REIT・資本市場(Borsa İstanbul)
- GYO指数はボラタイルも底打ち観
不動産投資信託(GYO)指数は金利動向に敏感に反応し年央以降は持ち直し基調。分配は四半期配当を継続する銘柄が多く、物流・データセンター・学生寮など用途分散型ポートフォリオが相対的に堅調です。
制度・規制トピック
- 外国人購入・居住許可の運用
外国人の物件取得は継続可能ですが、居住許可(RP)の区域制限や、特定エリアでの外国人比率上限の運用強化により、投資→居住許可への一体運用は難度が上がっています。投資額40万ドル以上での市民権プログラムは継続する一方、デューデリジェンスや資金の送金経路の厳格化が進みます。 - 評価・税務・会計
IFRSベースの公正価値評価が広がり、インデックス連動賃料の契約明確化が進展。固定資産税評価や印紙税の実務も電子化で可視性が高まっています。
投資家への示唆(セグメント別)
- 住宅
内需は堅調ながら、価格は名目横ばい~小幅高、実質は調整です。一次取得層向けはデベロッパー分割が主戦場。投資目線では完成在庫の現金買いや為替ヘッジ(外貨建て賃料・ドルリンク条項)の組み合わせが現実的です。 - オフィス
Aグレード集中が鮮明。CBDプライム(LEED等)は賃料維持~上振れ、二級物件は床分割・共用部改装・ESG対応でのリポジショニングが前提です。短期はキャッシュフロー重視、長期は開発型で許認可確度の高い案件が有利です。 - リテール
旗艦モール・観光導線は堅調。歩合賃料+最低保証、内装支援、出店時の為替調整条項の組成でテナント誘致力が左右されます。ローカルF&B・エンタメの比率増が奏効しています。 - ホテル
ADR/RevPARとも強含み。シティは週末強・平日回復、リゾートは肩シーズンのMICE取込みで平準化がテーマです。ブランド・運営委託の再編で収益性改善余地があります。 - 物流・工業
港湾近接×幹線アクセス×電力の三点セットが賃料プレミアムを形成。標準化プラットフォーム(高床・梁下高・多ドック)でテナント転用を見込み、インデックス連動で実質利回りを維持します。 - REIT(GYO)
分配継続×スポンサーのパイプラインが評価軸。オフィス偏重→用途分散へ舵を切る銘柄が相対的に選好されています。
リスク・留意点
- 金利・為替:利下げ局面でも実質金利は高水準で変動大。外貨建て負債・賃料のミスマッチに注意。

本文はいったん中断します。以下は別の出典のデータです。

struct EmitOut {
  long long* out;
  struct Pre {};
  __device__ __forceinline__ Pre pre(long long) const { return Pre{}; }
  __device__ __forceinline__ void operator()(long long i, unsigned long long excl, const Pre&) const {
    out[i] = (long long)excl;
  }
};
struct EmitEdges {
  const unsigned long long* pkey;
  const unsigned int* pcnt;
  const unsigned long long* pfirst;
  long long n_pairs;
  long long* total;
  int* e_src;
  int* e_tgt;
  signed char* e_sdir;
  signed char* e_tdir;
  unsigned int* e_cov;
  unsigned char* e_alive;
  struct Pre {
    unsigned long long key, first;
    unsigned int cnt;
  };
  __device__ __forceinline__ Pre pre(long long i) const {
    const long long j = i < n_pairs ? i : 0;
    return Pre{pkey[j], pfirst[j], pcnt[j]};
  }
  __device__ __forceinline__ void operator()(long long i, unsigned long long excl, const Pre& p) const {
    if (i >= n_pairs) {
      total[0] = (long long)excl;
      return;
    }
    const unsigned long long key = p.key, first = p.first;
    const int lo = (int)((key >> 32) & 0x7fffffffull);
    const int hi = (int)((key & 0xffffffffull) - 1ull);
    const int X = (first & 1ull) ? lo : hi, Y = (first & 1ull) ? hi : lo;
    const signed char dX = (first & 2ull) ? 1 : -1, dY = (first & 4ull) ? 1 : -1;
    const long long e = (long long)excl;
    const unsigned int cnt = p.cnt;
    e_src[e] = X; e_tgt[e] = Y; e_sdir[e] = dX; e_tdir[e] = dY; e_alive[e] = 1;
    if (lo == hi) {
      e_cov[e] = cnt * 2u;
    } else {
      e_cov[e] = cnt;
      e_src[e + 1] = Y; e_tgt[e + 1] = X; e_sdir[e + 1] = (signed char)-dY;
      e_tdir[e + 1] = (signed char)-dX; e_cov[e + 1] = cnt; e_alive[e + 1] = 1;
    }
  }
};
template <class Load, class LoadB, class Emit>
__global__ __launch_bounds__(SC_THREADS) void k_exscan(Load load, Emit emit_a, long long n_a, LoadB load_b,
                                                        long long* __restrict__ out_b, long long n_b, long long tiles_a,
                                                        unsigned long long* counter, unsigned long long ticket_base,
                                                        unsigned long long* status, unsigned int epoch, ClearArgs side) {
  __shared__ unsigned long long s_wave[SC_THREADS / 64];
  __shared__ unsigned long long s_excl;
  __shared__ unsigned int s_tile;
  const int lane = threadIdx.x & 63, wave = threadIdx.x >> 6;
  if (threadIdx.x == 0) s_tile = (unsigned int)(atomicAdd(counter, 1ull) - ticket_base);
  __syncthreads();
  const long long tile = s_tile;
  const bool second = tile >= tiles_a;
  const long long seg0 = second ? tiles_a : 0;
  const long long n = second ? n_b : n_a;
  const long long w0 = (tile - seg0) * SC_TILE + (long long)wave * (64 * SC_ROWS);
  unsigned long long x[SC_ROWS], inc[SC_ROWS];
  if (second)
    load_rows(load_b, w0, n, lane, x);
  else
    load_rows(load, w0, n, lane, x);
  unsigned long long row_off = 0;
#pragma unroll
  for (int r = 0; r < SC_ROWS; ++r) {
    unsigned long long v = x[r];
#pragma unroll
    for (int d = 1; d < 64; d <<= 1) {
      const unsigned long long o = __shfl_up(v, d, 64);
      if (lane >= d) v += o;
    }
    inc[r] = v + row_off;
// ... 28 lines not shown
        const long long idx = look - lane;
        unsigned int state = 2u;
        unsigned long long val = 0;
        if (idx >= seg0) {
          unsigned long long w;
          do {
            w = __hip_atomic_load(status + idx, __ATOMIC_RELAXED, __HIP_MEMORY_SCOPE_AGENT);
          } while ((unsigned int)((w >> 48) & 0x3fffu) != (epoch & 0x3fffu) || (w >> 62) == 0ull);
          state = (unsigned int)(w >> 62);
          val = w & SC_VAL_MASK;
        }
        const unsigned long long full = __ballot(state == 2u);
        const int stop = full ? __ffsll((long long)full) - 1 : 63;
        unsigned long long part = lane <= stop ? val : 0ull;
#pragma unroll
        for (int d = 32; d > 0; d >>= 1) part += __shfl_xor(part, d, 64);
        excl += part;
        if (full) break;
      }
      if (lane == 0)
        __hip_atomic_store(status + tile, sc_word(2u, epoch, excl + tile_sum), __ATOMIC_RELAXED, __HIP_MEMORY_SCOPE_AGENT);
    }
    if (lane == 0) s_excl = excl;
  }
  __syncthreads();
  const unsigned long long base = s_excl + wave_excl;
#pragma unroll
  for (int r = 0; r < SC_ROWS; ++r) {
    const long long i = w0 + r * 64 + lane;
    if (i < n) {
      if (second)
        out_b[i] = (long long)(base + inc[r] - x[r]);
      else
        emit_a(i, base + inc[r] - x[r], pre[r]);
    }
  }
  if (side.n) clear_args_part(side, blockIdx.x, gridDim.x);
}

template <class Load, class Emit, class LoadB = LoadNone>
static int exscan_emit(amg_ctx* c, Load load, Emit emit, size_t n, LoadB load_b = LoadNone{}, long long* out_b = nullptr,
                       size_t n_b = 0, const ClearList* side = nullptr) {
  if (side && side->overflow) return amg_fail(AMG_E_ARG, "exscan: more than %d ranges in one list", CLEAR_MAX);
  if (n == 0 && n_b == 0) return side ? clear_many(c, *side) : AMG_OK;
  const unsigned long long tiles_a = (n + SC_TILE - 1) / SC_TILE;
  const unsigned long long tiles = tiles_a + (n_b + SC_TILE - 1) / SC_TILE;
  const size_t need = (size_t)(tiles + 8) * sizeof(unsigned long long);
  if (need > c->scan_state.cap || c->scan_epoch >= 0x3fffu) {
    if (need > c->scan_state.cap) {
      AMGCHK(c->scan_state.ensure(need * 2));
      c->scan_tickets = 0;
      HIPCHK(hipMemsetAsync(c->scan_state.p, 0, c->scan_state.cap, c->stream));
    } else {
      HIPCHK(hipMemsetAsync(c->scan_state.as<unsigned long long>() + 8, 0,
                            c->scan_state.cap - 8 * sizeof(unsigned long long), c->stream));
    }
    c->scan_epoch = 0;
  }
  const unsigned int epoch = ++c->scan_epoch;
  unsigned long long* st = c->scan_state.as<unsigned long long>();
  ClearArgs sa;
  sa.n = 0;
  if (side) sa = clear_args(*side);
  hipLaunchKernelGGL((k_exscan<Load, LoadB, Emit>), dim3((unsigned int)tiles), dim3(SC_THREADS), 0, c->stream, load, emit,
                     (long long)n, load_b, out_b, (long long)n_b, (long long)tiles_a, st, c->scan_tickets, st + 8, epoch, sa);
  c->scan_tickets += tiles;
  return AMG_OK;
// ... 28 lines not shown
int prim_exscan_bytes_set(amg_ctx* c, const unsigned char* in, long long* out, size_t n, const ClearList* side) {
  return exscan_emit(c, LoadByteSet{in, (long long)n}, EmitOut{out}, n + 1, LoadNone{}, nullptr, 0, side);
}

int prim_exscan_apply_kill(amg_ctx* c, unsigned char* kill, unsigned char* alive, long long* out, size_t n) {
  return exscan(c, LoadApplyKill{kill, alive, (long long)n}, out, n + 1);
}

int prim_exscan_keep_and_len(amg_ctx* c, const unsigned int* len, long long* out_keep, long long* out_off, size_t n) {
  return exscan(c, LoadNonzero{len, (long long)n}, out_keep, n + 1, LoadArrN<unsigned int>{len, (long long)n}, out_off, n + 1);
}

int prim_exscan_flag_words(amg_ctx* c, const unsigned char* flags, unsigned int* bits, long long* out, size_t n_words) {
  return exscan(c, LoadFlagWords{flags, bits, (long long)n_words}, out, n_words + 1);
}

int prim_exscan_bits_popc(amg_ctx* c, const unsigned int* bits, long long* out, size_t n_words) {
  return exscan(c, LoadBitsPopc{bits, (long long)n_words}, out, n_words + 1);
}

int prim_exscan_pair_width(amg_ctx* c, const unsigned long long* pkey, long long* out, size_t n_pairs) {
  return exscan(c, LoadPairWidth{pkey, (long long)n_pairs}, out, n_pairs + 1);
}

int prim_exscan_emit_edges(amg_ctx* c, const unsigned long long* pkey, const unsigned int* pcnt,
                           const unsigned long long* pfirst, size_t n_pairs, long long* total, int* e_src, int* e_tgt,
                           signed char* e_sdir, signed char* e_tdir, unsigned int* e_cov, unsigned char* e_alive,
                           const ClearList* side) {
  return exscan_emit(c, LoadPairWidth{pkey, (long long)n_pairs},
                     EmitEdges{pkey, pcnt, pfirst, (long long)n_pairs, total, e_src, e_tgt, e_sdir, e_tdir, e_cov, e_alive},
                     n_pairs + 1, LoadNone{}, nullptr, 0, side);
}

- 政策運用:居住許可の区域制限・資金送金規制の運用強化で外国人の出口戦略が不確実。
- コスト:建設・土地コストと指数連動賃料のギャップで初期利回り圧縮。
- 需要の二極化:Aグレード・一等立地に需要集中、B/Cの空室・修繕CAPEX負担増。
まとめ
2025年のトルコ不動産は、ディスインフレ進展×段階的利下げのなかで、内需・観光・物流が牽引し、オフィスはAグレード偏重、リテールはテナントミックス再編で稼働改善、ホテルはADR/RevPARの持続的上昇が続きます。住宅は名目横ばい~小幅高・実質調整で、外国人購入は低位。投資は為替・金利・規制運用の三点管理を前提に、一等立地・高スペック・指数連動のキャッシュフローを重視する戦略が有効です。